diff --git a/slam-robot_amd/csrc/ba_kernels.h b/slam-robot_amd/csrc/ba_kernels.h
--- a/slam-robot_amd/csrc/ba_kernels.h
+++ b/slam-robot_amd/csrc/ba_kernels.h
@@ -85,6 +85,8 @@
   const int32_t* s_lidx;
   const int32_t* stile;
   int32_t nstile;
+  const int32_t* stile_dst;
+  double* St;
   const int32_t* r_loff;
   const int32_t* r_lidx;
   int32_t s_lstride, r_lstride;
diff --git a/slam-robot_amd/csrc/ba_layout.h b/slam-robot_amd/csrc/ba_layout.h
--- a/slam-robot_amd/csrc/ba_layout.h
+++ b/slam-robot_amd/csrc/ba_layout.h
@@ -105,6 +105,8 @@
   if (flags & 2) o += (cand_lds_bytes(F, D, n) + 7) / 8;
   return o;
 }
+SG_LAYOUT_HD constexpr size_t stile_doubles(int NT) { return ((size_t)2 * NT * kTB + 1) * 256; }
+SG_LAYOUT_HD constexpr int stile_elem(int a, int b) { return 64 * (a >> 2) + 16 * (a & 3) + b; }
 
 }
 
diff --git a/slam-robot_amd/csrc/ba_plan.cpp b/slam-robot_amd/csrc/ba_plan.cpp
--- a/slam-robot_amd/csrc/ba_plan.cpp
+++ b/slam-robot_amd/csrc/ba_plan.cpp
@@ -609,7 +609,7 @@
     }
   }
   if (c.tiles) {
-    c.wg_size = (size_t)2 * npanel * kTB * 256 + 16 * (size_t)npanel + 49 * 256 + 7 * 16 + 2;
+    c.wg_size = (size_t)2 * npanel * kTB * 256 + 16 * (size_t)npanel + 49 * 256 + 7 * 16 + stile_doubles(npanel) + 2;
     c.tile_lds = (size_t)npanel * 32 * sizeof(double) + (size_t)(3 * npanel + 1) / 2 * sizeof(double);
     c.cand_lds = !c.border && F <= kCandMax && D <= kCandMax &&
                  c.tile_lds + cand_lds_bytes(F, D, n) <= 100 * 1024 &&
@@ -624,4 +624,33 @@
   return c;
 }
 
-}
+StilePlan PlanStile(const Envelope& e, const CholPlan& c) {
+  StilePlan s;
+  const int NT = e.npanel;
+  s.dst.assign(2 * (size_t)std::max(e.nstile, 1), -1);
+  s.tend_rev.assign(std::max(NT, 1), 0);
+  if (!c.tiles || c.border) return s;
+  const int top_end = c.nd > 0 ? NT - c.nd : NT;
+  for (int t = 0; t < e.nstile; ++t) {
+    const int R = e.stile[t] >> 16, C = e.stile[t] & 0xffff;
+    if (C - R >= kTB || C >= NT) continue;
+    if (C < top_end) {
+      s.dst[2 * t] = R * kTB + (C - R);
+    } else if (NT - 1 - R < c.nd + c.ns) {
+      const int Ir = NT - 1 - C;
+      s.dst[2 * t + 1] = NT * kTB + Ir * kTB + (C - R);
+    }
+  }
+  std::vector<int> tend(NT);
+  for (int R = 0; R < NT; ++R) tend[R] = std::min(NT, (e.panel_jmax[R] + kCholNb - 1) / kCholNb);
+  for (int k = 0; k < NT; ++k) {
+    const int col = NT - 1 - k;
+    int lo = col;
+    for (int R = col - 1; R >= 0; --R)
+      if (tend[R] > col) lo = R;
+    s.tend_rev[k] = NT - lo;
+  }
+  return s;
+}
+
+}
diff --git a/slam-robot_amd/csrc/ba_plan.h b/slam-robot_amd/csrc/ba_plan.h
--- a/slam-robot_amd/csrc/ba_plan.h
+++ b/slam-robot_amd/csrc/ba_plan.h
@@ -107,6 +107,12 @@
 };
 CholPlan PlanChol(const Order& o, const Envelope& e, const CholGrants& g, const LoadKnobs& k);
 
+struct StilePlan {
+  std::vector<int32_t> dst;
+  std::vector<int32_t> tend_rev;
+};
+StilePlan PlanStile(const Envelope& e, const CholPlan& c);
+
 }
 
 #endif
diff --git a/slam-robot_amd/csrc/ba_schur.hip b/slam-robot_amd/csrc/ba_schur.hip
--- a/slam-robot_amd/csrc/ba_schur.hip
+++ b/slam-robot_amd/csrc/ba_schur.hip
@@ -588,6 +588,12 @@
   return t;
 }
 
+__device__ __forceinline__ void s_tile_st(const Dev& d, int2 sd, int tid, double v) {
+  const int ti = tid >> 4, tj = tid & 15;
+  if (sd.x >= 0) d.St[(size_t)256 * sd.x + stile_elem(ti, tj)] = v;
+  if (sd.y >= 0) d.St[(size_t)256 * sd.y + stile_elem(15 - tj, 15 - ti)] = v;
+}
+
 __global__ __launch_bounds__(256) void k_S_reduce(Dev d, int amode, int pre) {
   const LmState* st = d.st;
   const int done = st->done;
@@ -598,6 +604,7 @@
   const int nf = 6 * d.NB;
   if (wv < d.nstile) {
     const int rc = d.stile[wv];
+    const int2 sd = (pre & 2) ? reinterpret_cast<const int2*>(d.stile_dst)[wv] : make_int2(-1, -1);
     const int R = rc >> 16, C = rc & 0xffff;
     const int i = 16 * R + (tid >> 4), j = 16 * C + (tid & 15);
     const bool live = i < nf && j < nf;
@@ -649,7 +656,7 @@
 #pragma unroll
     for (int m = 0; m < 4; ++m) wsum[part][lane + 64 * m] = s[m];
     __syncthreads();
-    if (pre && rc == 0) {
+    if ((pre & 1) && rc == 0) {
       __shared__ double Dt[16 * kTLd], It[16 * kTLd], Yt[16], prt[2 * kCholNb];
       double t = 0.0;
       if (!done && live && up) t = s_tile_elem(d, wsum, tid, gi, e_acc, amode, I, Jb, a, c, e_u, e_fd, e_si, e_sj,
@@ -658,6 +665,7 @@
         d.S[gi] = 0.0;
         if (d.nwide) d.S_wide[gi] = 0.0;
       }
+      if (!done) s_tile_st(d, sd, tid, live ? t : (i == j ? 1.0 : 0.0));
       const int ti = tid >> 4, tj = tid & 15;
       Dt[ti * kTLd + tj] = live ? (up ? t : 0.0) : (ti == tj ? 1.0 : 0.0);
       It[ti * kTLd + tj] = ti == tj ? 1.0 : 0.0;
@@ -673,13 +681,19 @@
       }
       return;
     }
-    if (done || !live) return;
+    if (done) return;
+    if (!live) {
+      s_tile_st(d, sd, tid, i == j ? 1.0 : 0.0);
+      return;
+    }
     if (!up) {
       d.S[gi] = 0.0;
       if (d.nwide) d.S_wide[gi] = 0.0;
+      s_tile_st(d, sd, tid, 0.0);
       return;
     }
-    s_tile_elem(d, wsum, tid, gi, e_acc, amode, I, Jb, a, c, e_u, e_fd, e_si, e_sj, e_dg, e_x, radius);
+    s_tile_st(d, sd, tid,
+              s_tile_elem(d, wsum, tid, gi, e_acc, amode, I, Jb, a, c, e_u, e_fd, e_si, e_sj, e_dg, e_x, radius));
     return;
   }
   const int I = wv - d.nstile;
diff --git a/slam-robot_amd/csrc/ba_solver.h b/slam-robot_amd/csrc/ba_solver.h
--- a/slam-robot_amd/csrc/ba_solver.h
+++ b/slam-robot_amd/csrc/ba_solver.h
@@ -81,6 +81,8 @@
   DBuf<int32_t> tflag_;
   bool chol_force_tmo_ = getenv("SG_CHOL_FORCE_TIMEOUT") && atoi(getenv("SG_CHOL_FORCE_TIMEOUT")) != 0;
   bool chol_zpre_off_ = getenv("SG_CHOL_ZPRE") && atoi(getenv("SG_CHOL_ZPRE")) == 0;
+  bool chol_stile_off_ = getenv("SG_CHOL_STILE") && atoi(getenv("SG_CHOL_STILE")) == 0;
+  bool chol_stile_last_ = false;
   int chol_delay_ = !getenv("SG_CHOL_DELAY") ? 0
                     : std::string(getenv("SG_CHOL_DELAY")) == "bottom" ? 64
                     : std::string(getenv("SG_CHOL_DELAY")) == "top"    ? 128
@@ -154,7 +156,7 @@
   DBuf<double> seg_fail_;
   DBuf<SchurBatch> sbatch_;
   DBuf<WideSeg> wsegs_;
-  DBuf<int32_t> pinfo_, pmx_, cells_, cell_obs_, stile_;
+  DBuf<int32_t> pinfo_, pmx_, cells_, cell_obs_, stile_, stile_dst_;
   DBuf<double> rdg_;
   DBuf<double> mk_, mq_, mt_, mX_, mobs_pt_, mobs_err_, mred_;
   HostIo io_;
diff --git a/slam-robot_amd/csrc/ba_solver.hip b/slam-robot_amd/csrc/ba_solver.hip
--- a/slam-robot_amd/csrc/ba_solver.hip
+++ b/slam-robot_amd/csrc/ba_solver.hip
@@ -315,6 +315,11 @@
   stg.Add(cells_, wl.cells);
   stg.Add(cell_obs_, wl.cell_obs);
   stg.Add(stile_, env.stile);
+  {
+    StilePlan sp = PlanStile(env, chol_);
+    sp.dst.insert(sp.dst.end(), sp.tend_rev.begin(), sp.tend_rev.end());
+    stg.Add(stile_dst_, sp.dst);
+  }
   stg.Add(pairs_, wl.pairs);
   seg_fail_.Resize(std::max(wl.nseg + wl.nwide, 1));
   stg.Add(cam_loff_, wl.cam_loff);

========

Return each line above where the word "diff" shows up.

▶ **Reply**:
diff --git a/slam-robot_amd/csrc/ba_kernels.h b/slam-robot_amd/csrc/ba_kernels.h
diff --git a/slam-robot_amd/csrc/ba_layout.h b/slam-robot_amd/csrc/ba_layout.h
diff --git a/slam-robot_amd/csrc/ba_plan.cpp b/slam-robot_amd/csrc/ba_plan.cpp
diff --git a/slam-robot_amd/csrc/ba_plan.h b/slam-robot_amd/csrc/ba_plan.h
diff --git a/slam-robot_amd/csrc/ba_schur.hip b/slam-robot_amd/csrc/ba_schur.hip
diff --git a/slam-robot_amd/csrc/ba_solver.h b/slam-robot_amd/csrc/ba_solver.h
diff --git a/slam-robot_amd/csrc/ba_solver.hip b/slam-robot_amd/csrc/ba_solver.hip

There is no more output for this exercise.